## Exercise prompt
Every line of the records below that holds the word "theta" belongs in the answer.

## Collection entries
○ ○ ○

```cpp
template <int W>
__device__ __forceinline__ void ev2g_env_reset(const DevScn &s, const DevState &st, int e, int lane, int reset_off, double *__restrict__ r_obs,
                                               float *__restrict__ r_obs32) {
    const int T = s.T, C = s.C, R = s.R, P = s.P;
    const int scn_n = ev2g_scn(e, reset_off, s.M);
    const bool hfast = s.head_tab != nullptr && s.state_kind != 1 && 2 + s.head_nh <= 2 * W && (r_obs || r_obs32);
    double hrow0 = 0.0, hrow1 = 0.0;
    if (hfast) {
        const double *row = s.head_tab + (long long)scn_n * (T + 1) * s.head_nh;
        hrow0 = row[min(max(lane - 2, 0), s.head_nh - 1)];
        hrow1 = row[min(lane + W - 2, s.head_nh - 1)];
    }
    for (int q = lane; q < P; q += W) {
        const long long g = (long long)e * P + q, gs = (long long)scn_n * P + q;
        const int2 w = s.port_first_win[gs];
        st.line[g].ta = w.x; st.line[g].td = w.y; st.line[g].ss = s.port_first[gs]; st.line[g].cyc_lut = 0;
        st.line[g].cap = 0.0; st.line[g].tot = 0.0; st.line[g].prev = 0.0;
        st.port_energy[g] = 0.0; st.port_current[g] = 0.0;
        if (r_obs) { double *o = r_obs + (long long)e * s.D + s.slot_obs[q]; o[0] = 0.0; o[1] = 0.0; if (s.state_kind == 1) o[2] = 0.0; }
        if (r_obs32) { float *o = r_obs32 + (long long)e * s.D + s.slot_obs[q]; o[0] = 0.f; o[1] = 0.f; if (s.state_kind == 1) o[2] = 0.f; }
    }
    for (int c = lane; c < C; c += W) {
        const long long gc = (long long)e * C + c;
        st.cs_sat_sum[gc] = 0.0; st.cs_served[gc] = 0;
        if (st.cs_profits) { st.cs_profits[gc] = 0.0; st.cs_e_ch[gc] = 0.0; st.cs_e_dis[gc] = 0.0; st.cs_power_now[gc] = 0.0; st.cs_cur_now[gc] = 0.0; }
    }
    for (int i = lane; i < 8; i += W) st.env_acc[(long long)e * 8 + i] = 0.0;
    if (lane == 0) st.hist[EV2G_HIST(e, 0, T, R) + 1] = 0.0;
    for (int r = lane; r < R; r += W) st.tr_power_now[(long long)e * R + r] = 0.0;
    if (lane == 0) st.env_fault[e] = 0;
    if (hfast) {
        const int c0 = lane, c1 = lane + W, nc = 2 + s.head_nh;
        const double v0 = (c0 < 2) ? 0.0 : hrow0;
        if (r_obs) { double *o = r_obs + (long long)e * s.D; if (c0 < nc) o[c0] = v0; if (c1 < nc) o[c1] = hrow1; }
        if (r_obs32) { float *o = r_obs32 + (long long)e * s.D; if (c0 < nc) o[c0] = (float)v0; if (c1 < nc) o[c1] = (float)hrow1; }
    } else {
        if (r_obs) write_obs_env(s, r_obs + (long long)e * s.D, scn_n, 0, 0.0, lane, W);
        if (r_obs32) write_obs_env(s, r_obs32 + (long long)e * s.D, scn_n, 0, 0.0, lane, W);
    }
}

template <int EPWS, bool RESET = false>
__global__ void __launch_bounds__(64) ev2g_stats_kernel(DevScn s, DevState st, int scn_off,
                                                        const double *__restrict__ ss_afap, int cur_step,
                                                        double *__restrict__ out, int reset_off = 0, double *__restrict__ r_obs = nullptr,
                                                        float *__restrict__ r_obs32 = nullptr) {
    constexpr int W = 64 / EPWS;
    const int sub = threadIdx.x / W, lane = threadIdx.x - sub * W;
    const int e_raw = blockIdx.x * EPWS + sub;
    const bool e_valid = e_raw < s.E;
    const int e = e_valid ? e_raw : s.E - 1;
    const int scn = ev2g_scn(e, scn_off, s.M);
    extern __shared__ double l_keep[];
    ev2g_env_stats<EPWS, EV2G_STATS_NK, EV2G_STATS_LK>(ev2g_stats_view(s, st, ss_afap), e, e_valid, scn, lane, cur_step, out, l_keep, (int)threadIdx.x);
    if (RESET && e_valid) ev2g_env_reset<W>(s, st, e, lane, reset_off, r_obs, r_obs32);
}

template <int EPWS>
__global__ void __launch_bounds__(64) ev2g_copy_stats_reset_kernel(DevScn s, DevState st, const double *__restrict__ done_stats, double *__restrict__ out,
                                                                   int reset_off, double *__restrict__ r_obs, float *__restrict__ r_obs32) {
    constexpr int W = 64 / EPWS;
    const int sub = threadIdx.x / W, lane = threadIdx.x - sub * W;
    const int e = blockIdx.x * EPWS + sub;
    if (e >= s.E) return;
    for (int j = lane; j < 17; j += W) out[(long long)e * 17 + j] = done_stats[(long long)e * 17 + j];
    ev2g_env_reset<W>(s, st, e, lane, reset_off, r_obs, r_obs32);
}
```

ev2gym_amd/csrc/ev2g_host.hip:

```cpp
#include <hip/hip_runtime.h>

#include <algorithm>
#include <cmath>
#include <cstdio>
#include <cstring>
#include <array>
#include <map>
#include <string>
#include <utility>
#include <vector>

#include "../../include/ev2g.h"
#include "ev2g_device.h"
#include "ev2g_load_host.h"
#include "ev2g_route_host.h"
#include "ev2g_policy_host.h"
#include "ev2g_step_v2.h"
#include "ev2g_step_wave.h"
#include "ev2g_step_big.h"
#include "ev2g_mlp.h"
#include "ev2g_comm.h"
#include "ev2g_refill.h"
#include "ev2g_heuristic.h"
#include "ev2g_link.h"
// ... 2390 lines not shown
}

int ev2g_host_adam(float *theta, float *m, float *v, const float *g, int64_t n, int64_t t, double lr, double beta1, double beta2, double eps) {
    if (!theta || !m || !v || !g || n < 0 || t < 1) return fail(nullptr, EV2G_ERR_ARG, "ev2g_host_adam: null argument, n < 0 or t < 1");
    if (!std::isfinite(lr) || !(beta1 >= 0.0 && beta1 < 1.0) || !(beta2 >= 0.0 && beta2 < 1.0) || !(eps > 0.0))
        return fail(nullptr, EV2G_ERR_ARG, "ev2g_host_adam: lr must be finite, the betas in [0, 1), eps > 0");
    const AdamStep a = adam_step(lr, beta1, beta2, eps, (long long)t);
    for (int64_t i = 0; i < n; i++) ev2g_adam_elem(theta + i, m + i, v + i, g[i], a);
    return EV2G_OK;
}

int ev2g_host_ppo_head(const float *mean, const float *value, const float *actions, const float *log_std, const float *old_log_prob,
                       const float *advantages, const float *returns, int B, int P, const ev2g_ppo_config *cfg, float *d_mean, float *d_value,
                       float *d_log_std, float *stats) {
    if (!mean || !value || !actions || !log_std || !old_log_prob || !advantages || !returns || !cfg || !d_mean || !d_value || !d_log_std || !stats)
        return fail(nullptr, EV2G_ERR_ARG, "ev2g_host_ppo_head: null argument");
    if (B < 1 || P < 1) return fail(nullptr, EV2G_ERR_ARG, "ev2g_host_ppo_head: B and P must be positive");
    const bool norm = cfg->normalize_advantage && B > 1;
    double a_mean = 0.0, a_scale = 1.0;
    if (norm) {
        double s = 0.0;
        for (int i = 0; i < B; i++) s += (double)advantages[i];
        a_mean = s / B;
        s = 0.0;
        for (int i = 0; i < B; i++) { const double d = (double)advantages[i] - a_mean; s += d * d; }
        a_scale = 1.0 / (std::sqrt(s / (double)(B - 1)) + 1e-8);
    }
    std::vector<double> iv((size_t)P), dls((size_t)P, 0.0);
    for (int p = 0; p < P; p++) iv[(size_t)p] = std::exp(-2.0 * (double)log_std[p]);
    const double inv_b = 1.0 / (double)B;
    double sum[4] = {0.0, 0.0, 0.0, 0.0};
    for (int i = 0; i < B; i++) {
        const float *mu = mean + (size_t)i * P, *a = actions + (size_t)i * P;
        double q[8];
        for (int j = 0; j < 8; j++) q[j] = ev2g_ppo_lp_part(mu, a, log_std, iv.data(), P, j, 8);
        const float A = norm ? (float)(((double)advantages[i] - a_mean) * a_scale) : advantages[i];
        const PpoRow o = ev2g_ppo_head_row(ev2g_ppo_join8(q), old_log_prob[i], A, returns[i], value[i], (float)cfg->clip_range, (float)cfg->vf_coef, inv_b);
        d_value[i] = o.g_v;
        sum[0] += o.pol; sum[1] += o.vsq; sum[2] += o.kl; sum[3] += o.clipped;
        for (int p = 0; p < P; p++) {
            float dl;
            ev2g_ppo_head_port(a[p], mu[p], iv[(size_t)p], o.g_lp, d_mean + (size_t)i * P + p, &dl);
            dls[(size_t)p] += (double)dl;
        }
    }
    for (int p = 0; p < P; p++) d_log_std[p] = (float)(dls[(size_t)p] - cfg->ent_coef);
    ev2g_ppo_stats(sum, log_std, P, inv_b, (float)cfg->vf_coef, (float)cfg->ent_coef, stats);
    return EV2G_OK;
}
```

○ ○ ○

## Exercise output
int ev2g_host_adam(float *theta, float *m, float *v, const float *g, int64_t n, int64_t t, double lr, double beta1, double beta2, double eps) {
    if (!theta || !m || !v || !g || n < 0 || t < 1) return fail(nullptr, EV2G_ERR_ARG, "ev2g_host_adam: null argument, n < 0 or t < 1");
    for (int64_t i = 0; i < n; i++) ev2g_adam_elem(theta + i, m + i, v + i, g[i], a);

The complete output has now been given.